[Collected data]
════

// ... 844 lines not shown
            for (int e = lane; e < (CJ / 2) * CJ * 2; e += 64) {
                const int which = e / ((CJ / 2) * CJ), f = e % ((CJ / 2) * CJ);
                const int k = f / CJ, row = f % CJ;
                int p, q;
                pair_of(r, k, p, q);
                double* Xr = which ? Ur : Hr;
                double* Xi = which ? Ui : Hi;
                const double c = rot[k * 4], sn = rot[k * 4 + 1], fr = rot[k * 4 + 2], fi = -rot[k * 4 + 3];
                const double pr_ = Xr[row * CS + p], pi_ = Xi[row * CS + p], qr_ = Xr[row * CS + q], qi_ = Xi[row * CS + q];
                const double tr = fr * qr_ - fi * qi_, ti = fr * qi_ + fi * qr_;
                Xr[row * CS + p] = c * pr_ - sn * tr;
                Xi[row * CS + p] = c * pi_ - sn * ti;
                Xr[row * CS + q] = sn * pr_ + c * tr;
                Xi[row * CS + q] = sn * pi_ + c * ti;
            }
            __builtin_amdgcn_fence(__ATOMIC_RELEASE, "wavefront");
            __builtin_amdgcn_wave_barrier();
        }
    for (int e = lane; e < CJ * CJ; e += 64) {
        const int a = e / CJ, b = e % CJ;
        const double x = Ur[a * CS + b], y = Ui[a * CS + b];
        Vout[(2 * a) * VS + 2 * b] = x;
        Vout[(2 * a) * VS + 2 * b + 1] = -y;
        Vout[(2 * a + 1) * VS + 2 * b] = y;
        Vout[(2 * a + 1) * VS + 2 * b + 1] = x;
    }
    if (lane < CJ) {
        const double lam = Hr[lane * CS + lane];
        Gdiag[(2 * lane) * GS + 2 * lane] = lam;
        Gdiag[(2 * lane + 1) * GS + 2 * lane + 1] = lam;
    }
}

struct SScratch {
    double* gpart;
    unsigned int* ticket;
    unsigned int* ready;
    unsigned int* err;
    const int2* wgmap;
    const int2* wgent;
    unsigned long long* stamps;
    int stamp_round;
    int n_sweeps, n_mats;
    unsigned int* arrive;
    int* nsw;
    unsigned int* readyJ;
    int defer_j;
    int cross_every, cross_min_nb;
};
constexpr int SW_MAX_ENT = 64;

constexpr int SW_UN = 8;
constexpr int SW_PRE = 6;
constexpr int SWEEP_XREG = (4 * JP * GS > JP * GS + 2 * JP * VS) ? 4 * JP * GS : JP * GS + 2 * JP * VS;
constexpr int SWEEP_LDS_DOUBLES = JP * GS + SWEEP_XREG + 2 * JP * QS + 8;
constexpr size_t SWEEP_LDS_BYTES = 88 * 1024;
static_assert((size_t)SWEEP_LDS_DOUBLES * 8 + 1024 <= SWEEP_LDS_BYTES, "LDS request of the sweep kernel");
constexpr int SWEEP_WG_PER_CU = 1;

typedef unsigned int u32x2 __attribute__((ext_vector_type(2)));
union Q8 {
    u32x2 u;
    double d;
};

template <int SLEEP = 1>
__device__ __forceinline__ bool spin_until(const unsigned int* word, unsigned int target, unsigned int* err)
{
    const unsigned long long t0 = wall_clock64();
    unsigned int it = 0;
    while (__hip_atomic_load(word, __ATOMIC_RELAXED, __HIP_MEMORY_SCOPE_AGENT) < target) {
        __builtin_amdgcn_s_sleep(SLEEP);
        if ((++it & 63u) == 0u) {
            if (__hip_atomic_load(err, __ATOMIC_RELAXED, __HIP_MEMORY_SCOPE_AGENT) != 0u) return false;
            if (wall_clock64() - t0 > 100000000ull) {
                __hip_atomic_store(err, 1u, __ATOMIC_RELAXED, __HIP_MEMORY_SCOPE_AGENT);
                return false;
            }
        }
    }
    return true;
}

__device__ __forceinline__ void sweep_update_j(const __amdgpu_buffer_rsrc_t rsJ, const double* Qm, int P, int Q, int nvp, int j_begin,
                                               int nJ, int wave, int lane)
{
    const int un = lane & 15, ukq = lane >> 4;
    const double* ap0 = Qm + (lane >> 4) * QS + (lane & 15);
    const double* ap1 = ap0 + 16;
    double a0[JP / 4], a1[JP / 4];
#pragma unroll
    for (int kk = 0; kk < JP / 4; ++kk) {
        a0[kk] = ap0[kk * 4 * QS];
        a1[kk] = ap1[kk * 4 * QS];
    }
    auto off_of = [&](int c, int k) { return (unsigned int)(((int64_t)xrow(k, P, Q) * nvp + (j_begin + c) * 64 + wave * 16 + un) * 8); };
    auto load = [&](double (&x)[JP / 4], int c) {
#pragma unroll
        for (int kk = 0; kk < JP / 4; ++kk) {
            Q8 q;
            q.u = __builtin_amdgcn_raw_buffer_load_b64(rsJ, off_of(c, 4 * kk + ukq), 0, 16);
            x[kk] = q.d;
        }
    };
    double xb[JP / 4], xn[JP / 4];
    if (nJ > 0) load(xb, 0);
    for (int c = 0; c < nJ; ++c) {
        if (c + 1 < nJ) load(xn, c + 1);
        d4 acc[2] = {d4{0.0, 0.0, 0.0, 0.0}, d4{0.0, 0.0, 0.0, 0.0}};
#pragma unroll
        for (int kk = 0; kk < JP / 4; ++kk) {
            acc[0] = __builtin_amdgcn_mfma_f64_16x16x4f64(a0[kk], xb[kk], acc[0], 0, 0, 0);
            acc[1] = __builtin_amdgcn_mfma_f64_16x16x4f64(a1[kk], xb[kk], acc[1], 0, 0, 0);
        }
#pragma unroll
        for (int i = 0; i < 2; ++i)
#pragma unroll
            for (int q = 0; q < 4; ++q) {
                Q8 v;
                v.d = acc[i][q];
                __builtin_amdgcn_raw_buffer_store_b64(v.u, rsJ, off_of(c, i * 16 + (lane >> 4) + 4 * q), 0, 16);
            }
#pragma unroll
        for (int kk = 0; kk < JP / 4; ++kk) xb[kk] = xn[kk];
    }
}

════

■ **WORK ORDER**: Output the lines above between the one holding "const int2* wgmap;" and the one holding "constexpr int SWEEP_XREG", inclusive, with nothing before or after them.

■ **ANSWER TO THIS TASK**:
    const int2* wgmap;
    const int2* wgent;
    unsigned long long* stamps;
    int stamp_round;
    int n_sweeps, n_mats;
    unsigned int* arrive;
    int* nsw;
    unsigned int* readyJ;
    int defer_j;
    int cross_every, cross_min_nb;
};
constexpr int SW_MAX_ENT = 64;

constexpr int SW_UN = 8;
constexpr int SW_PRE = 6;
constexpr int SWEEP_XREG = (4 * JP * GS > JP * GS + 2 * JP * VS) ? 4 * JP * GS : JP * GS + 2 * JP * VS;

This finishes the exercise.